The required result is each line of the entries below containing the string "class".

[Saved entries]
:::
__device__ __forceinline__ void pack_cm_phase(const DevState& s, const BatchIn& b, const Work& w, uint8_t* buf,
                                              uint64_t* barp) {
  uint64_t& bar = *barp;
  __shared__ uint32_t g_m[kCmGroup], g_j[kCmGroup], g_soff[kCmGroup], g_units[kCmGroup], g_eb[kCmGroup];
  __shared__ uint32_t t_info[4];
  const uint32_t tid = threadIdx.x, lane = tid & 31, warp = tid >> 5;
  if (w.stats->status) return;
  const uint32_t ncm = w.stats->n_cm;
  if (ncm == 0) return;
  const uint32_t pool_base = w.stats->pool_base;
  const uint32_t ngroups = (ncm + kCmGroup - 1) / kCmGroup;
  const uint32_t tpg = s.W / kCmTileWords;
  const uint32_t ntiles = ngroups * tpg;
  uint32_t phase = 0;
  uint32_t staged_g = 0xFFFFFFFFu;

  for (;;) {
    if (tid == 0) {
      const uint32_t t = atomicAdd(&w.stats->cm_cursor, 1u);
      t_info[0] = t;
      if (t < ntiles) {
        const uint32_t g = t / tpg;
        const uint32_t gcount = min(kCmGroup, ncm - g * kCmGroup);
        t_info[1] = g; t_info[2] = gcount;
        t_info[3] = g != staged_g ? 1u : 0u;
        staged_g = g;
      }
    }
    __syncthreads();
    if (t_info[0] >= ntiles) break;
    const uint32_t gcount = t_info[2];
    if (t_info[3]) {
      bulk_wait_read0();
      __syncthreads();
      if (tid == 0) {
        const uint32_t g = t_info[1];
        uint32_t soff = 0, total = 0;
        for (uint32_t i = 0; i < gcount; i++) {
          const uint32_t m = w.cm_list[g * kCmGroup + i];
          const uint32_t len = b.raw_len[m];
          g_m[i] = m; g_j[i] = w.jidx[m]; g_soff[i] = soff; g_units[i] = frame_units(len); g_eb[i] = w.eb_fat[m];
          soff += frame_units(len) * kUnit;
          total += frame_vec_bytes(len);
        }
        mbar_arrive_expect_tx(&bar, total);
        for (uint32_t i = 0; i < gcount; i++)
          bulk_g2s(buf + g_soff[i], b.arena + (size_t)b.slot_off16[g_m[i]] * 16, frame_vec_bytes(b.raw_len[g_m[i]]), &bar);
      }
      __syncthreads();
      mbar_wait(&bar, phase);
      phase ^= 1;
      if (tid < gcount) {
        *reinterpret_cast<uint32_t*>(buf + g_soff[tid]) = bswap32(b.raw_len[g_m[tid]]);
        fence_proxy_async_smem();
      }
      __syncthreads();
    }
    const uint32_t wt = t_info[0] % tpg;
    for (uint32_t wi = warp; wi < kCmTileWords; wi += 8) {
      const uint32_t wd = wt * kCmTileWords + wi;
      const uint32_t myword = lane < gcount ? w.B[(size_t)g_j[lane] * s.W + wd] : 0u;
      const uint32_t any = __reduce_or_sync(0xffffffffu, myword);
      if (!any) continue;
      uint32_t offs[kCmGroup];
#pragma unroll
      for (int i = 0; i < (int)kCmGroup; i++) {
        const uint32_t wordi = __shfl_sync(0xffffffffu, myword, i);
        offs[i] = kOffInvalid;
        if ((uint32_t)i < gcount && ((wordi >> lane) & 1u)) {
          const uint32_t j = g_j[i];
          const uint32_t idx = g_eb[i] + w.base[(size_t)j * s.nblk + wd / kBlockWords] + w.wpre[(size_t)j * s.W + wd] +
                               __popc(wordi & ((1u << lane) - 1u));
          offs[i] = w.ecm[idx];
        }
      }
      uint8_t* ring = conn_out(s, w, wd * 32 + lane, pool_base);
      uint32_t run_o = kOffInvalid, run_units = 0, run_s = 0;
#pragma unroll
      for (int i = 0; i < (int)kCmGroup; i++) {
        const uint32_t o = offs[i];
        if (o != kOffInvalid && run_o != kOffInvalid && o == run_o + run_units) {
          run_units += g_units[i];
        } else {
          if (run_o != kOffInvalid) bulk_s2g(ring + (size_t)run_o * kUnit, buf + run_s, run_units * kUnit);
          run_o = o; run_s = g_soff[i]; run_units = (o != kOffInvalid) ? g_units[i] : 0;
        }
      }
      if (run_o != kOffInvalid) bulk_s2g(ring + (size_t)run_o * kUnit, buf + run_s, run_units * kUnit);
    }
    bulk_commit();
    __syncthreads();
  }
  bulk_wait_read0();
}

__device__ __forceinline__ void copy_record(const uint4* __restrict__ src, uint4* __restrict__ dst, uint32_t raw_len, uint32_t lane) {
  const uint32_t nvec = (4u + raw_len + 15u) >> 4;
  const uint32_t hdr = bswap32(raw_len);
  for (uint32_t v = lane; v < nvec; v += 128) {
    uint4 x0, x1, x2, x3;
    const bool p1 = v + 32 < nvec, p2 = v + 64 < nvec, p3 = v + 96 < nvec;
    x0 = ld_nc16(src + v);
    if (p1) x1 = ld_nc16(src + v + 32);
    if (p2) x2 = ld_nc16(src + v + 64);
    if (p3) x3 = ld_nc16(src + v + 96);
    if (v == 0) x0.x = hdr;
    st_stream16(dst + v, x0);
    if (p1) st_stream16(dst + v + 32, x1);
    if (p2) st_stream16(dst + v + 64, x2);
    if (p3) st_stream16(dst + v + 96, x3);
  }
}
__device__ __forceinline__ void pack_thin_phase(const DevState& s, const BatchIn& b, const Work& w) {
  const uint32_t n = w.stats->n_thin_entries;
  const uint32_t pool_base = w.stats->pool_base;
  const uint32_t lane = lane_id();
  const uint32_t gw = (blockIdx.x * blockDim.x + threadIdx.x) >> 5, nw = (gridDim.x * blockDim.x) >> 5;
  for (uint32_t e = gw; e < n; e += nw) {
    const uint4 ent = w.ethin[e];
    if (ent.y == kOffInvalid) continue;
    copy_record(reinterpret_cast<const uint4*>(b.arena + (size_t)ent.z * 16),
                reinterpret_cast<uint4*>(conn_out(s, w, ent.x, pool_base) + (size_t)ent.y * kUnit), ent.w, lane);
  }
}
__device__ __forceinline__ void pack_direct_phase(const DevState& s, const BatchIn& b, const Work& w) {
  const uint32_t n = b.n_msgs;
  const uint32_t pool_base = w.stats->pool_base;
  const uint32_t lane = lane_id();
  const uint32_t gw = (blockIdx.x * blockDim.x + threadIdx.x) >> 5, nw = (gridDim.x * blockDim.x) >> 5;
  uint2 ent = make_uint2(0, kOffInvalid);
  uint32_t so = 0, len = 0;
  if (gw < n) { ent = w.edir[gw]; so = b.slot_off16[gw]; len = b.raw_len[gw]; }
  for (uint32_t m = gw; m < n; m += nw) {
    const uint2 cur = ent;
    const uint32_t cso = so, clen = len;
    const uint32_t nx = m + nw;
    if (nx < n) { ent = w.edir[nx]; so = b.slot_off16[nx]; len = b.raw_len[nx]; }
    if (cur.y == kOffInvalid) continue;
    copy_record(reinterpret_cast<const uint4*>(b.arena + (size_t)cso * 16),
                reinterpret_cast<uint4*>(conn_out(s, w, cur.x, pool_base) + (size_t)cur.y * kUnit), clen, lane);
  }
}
:::
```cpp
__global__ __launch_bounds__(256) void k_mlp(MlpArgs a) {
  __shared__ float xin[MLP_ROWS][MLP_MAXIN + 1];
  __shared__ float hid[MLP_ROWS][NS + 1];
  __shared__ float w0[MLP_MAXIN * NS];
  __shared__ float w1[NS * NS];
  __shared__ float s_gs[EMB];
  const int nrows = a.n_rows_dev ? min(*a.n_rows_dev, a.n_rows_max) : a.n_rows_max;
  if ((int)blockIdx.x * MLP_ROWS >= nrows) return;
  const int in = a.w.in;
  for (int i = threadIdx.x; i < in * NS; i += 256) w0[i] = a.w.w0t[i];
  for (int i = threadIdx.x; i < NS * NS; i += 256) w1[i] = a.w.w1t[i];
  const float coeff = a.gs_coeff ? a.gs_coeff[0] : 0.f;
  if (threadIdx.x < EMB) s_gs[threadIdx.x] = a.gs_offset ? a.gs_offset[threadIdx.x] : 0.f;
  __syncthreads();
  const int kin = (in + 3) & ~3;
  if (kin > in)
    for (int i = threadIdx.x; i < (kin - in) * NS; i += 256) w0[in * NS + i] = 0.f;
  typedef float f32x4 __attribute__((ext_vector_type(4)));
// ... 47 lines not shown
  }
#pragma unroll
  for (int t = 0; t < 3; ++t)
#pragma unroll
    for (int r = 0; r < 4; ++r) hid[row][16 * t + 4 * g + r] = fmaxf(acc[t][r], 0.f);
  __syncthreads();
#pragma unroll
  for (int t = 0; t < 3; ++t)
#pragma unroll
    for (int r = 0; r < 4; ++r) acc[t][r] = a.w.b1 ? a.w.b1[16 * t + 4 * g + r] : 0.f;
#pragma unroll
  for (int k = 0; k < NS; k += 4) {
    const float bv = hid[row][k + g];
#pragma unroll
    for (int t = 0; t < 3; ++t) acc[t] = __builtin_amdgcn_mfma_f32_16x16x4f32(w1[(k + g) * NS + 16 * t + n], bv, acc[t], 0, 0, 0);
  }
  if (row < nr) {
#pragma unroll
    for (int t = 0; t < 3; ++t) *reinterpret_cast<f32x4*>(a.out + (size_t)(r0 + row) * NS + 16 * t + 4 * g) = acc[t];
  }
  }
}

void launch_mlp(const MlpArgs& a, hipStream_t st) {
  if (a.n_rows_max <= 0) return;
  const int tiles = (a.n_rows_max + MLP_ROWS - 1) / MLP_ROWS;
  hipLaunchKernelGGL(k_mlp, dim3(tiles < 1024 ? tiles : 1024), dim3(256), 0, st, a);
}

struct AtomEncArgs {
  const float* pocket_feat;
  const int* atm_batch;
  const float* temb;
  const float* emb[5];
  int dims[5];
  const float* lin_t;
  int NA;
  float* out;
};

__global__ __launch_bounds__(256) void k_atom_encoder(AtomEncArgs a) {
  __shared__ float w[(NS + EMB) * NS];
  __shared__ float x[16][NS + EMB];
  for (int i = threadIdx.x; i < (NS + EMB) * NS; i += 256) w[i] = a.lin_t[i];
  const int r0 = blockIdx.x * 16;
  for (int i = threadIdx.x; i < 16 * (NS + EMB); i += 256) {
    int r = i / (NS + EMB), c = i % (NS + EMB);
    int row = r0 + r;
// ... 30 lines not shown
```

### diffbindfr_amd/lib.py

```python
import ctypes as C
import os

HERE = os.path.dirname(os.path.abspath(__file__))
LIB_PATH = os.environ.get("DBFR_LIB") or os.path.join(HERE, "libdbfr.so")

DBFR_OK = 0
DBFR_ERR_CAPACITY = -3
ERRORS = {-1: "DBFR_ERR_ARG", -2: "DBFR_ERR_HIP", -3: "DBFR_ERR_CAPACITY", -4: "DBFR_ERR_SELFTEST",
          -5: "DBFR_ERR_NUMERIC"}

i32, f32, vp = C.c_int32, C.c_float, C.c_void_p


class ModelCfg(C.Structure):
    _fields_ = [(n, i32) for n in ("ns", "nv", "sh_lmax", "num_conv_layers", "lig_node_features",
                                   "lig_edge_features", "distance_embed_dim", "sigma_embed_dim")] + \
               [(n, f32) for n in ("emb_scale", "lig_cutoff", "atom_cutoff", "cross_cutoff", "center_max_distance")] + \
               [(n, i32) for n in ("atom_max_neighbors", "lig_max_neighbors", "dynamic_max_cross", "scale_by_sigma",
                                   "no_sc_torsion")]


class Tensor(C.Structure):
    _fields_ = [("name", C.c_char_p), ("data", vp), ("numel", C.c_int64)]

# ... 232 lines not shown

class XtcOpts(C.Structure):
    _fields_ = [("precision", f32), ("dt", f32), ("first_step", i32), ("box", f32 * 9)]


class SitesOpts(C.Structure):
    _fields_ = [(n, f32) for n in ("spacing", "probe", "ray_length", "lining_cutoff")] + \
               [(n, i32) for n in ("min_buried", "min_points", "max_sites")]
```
:::
The completed task:
class ModelCfg(C.Structure):
class Tensor(C.Structure):
class XtcOpts(C.Structure):
class SitesOpts(C.Structure):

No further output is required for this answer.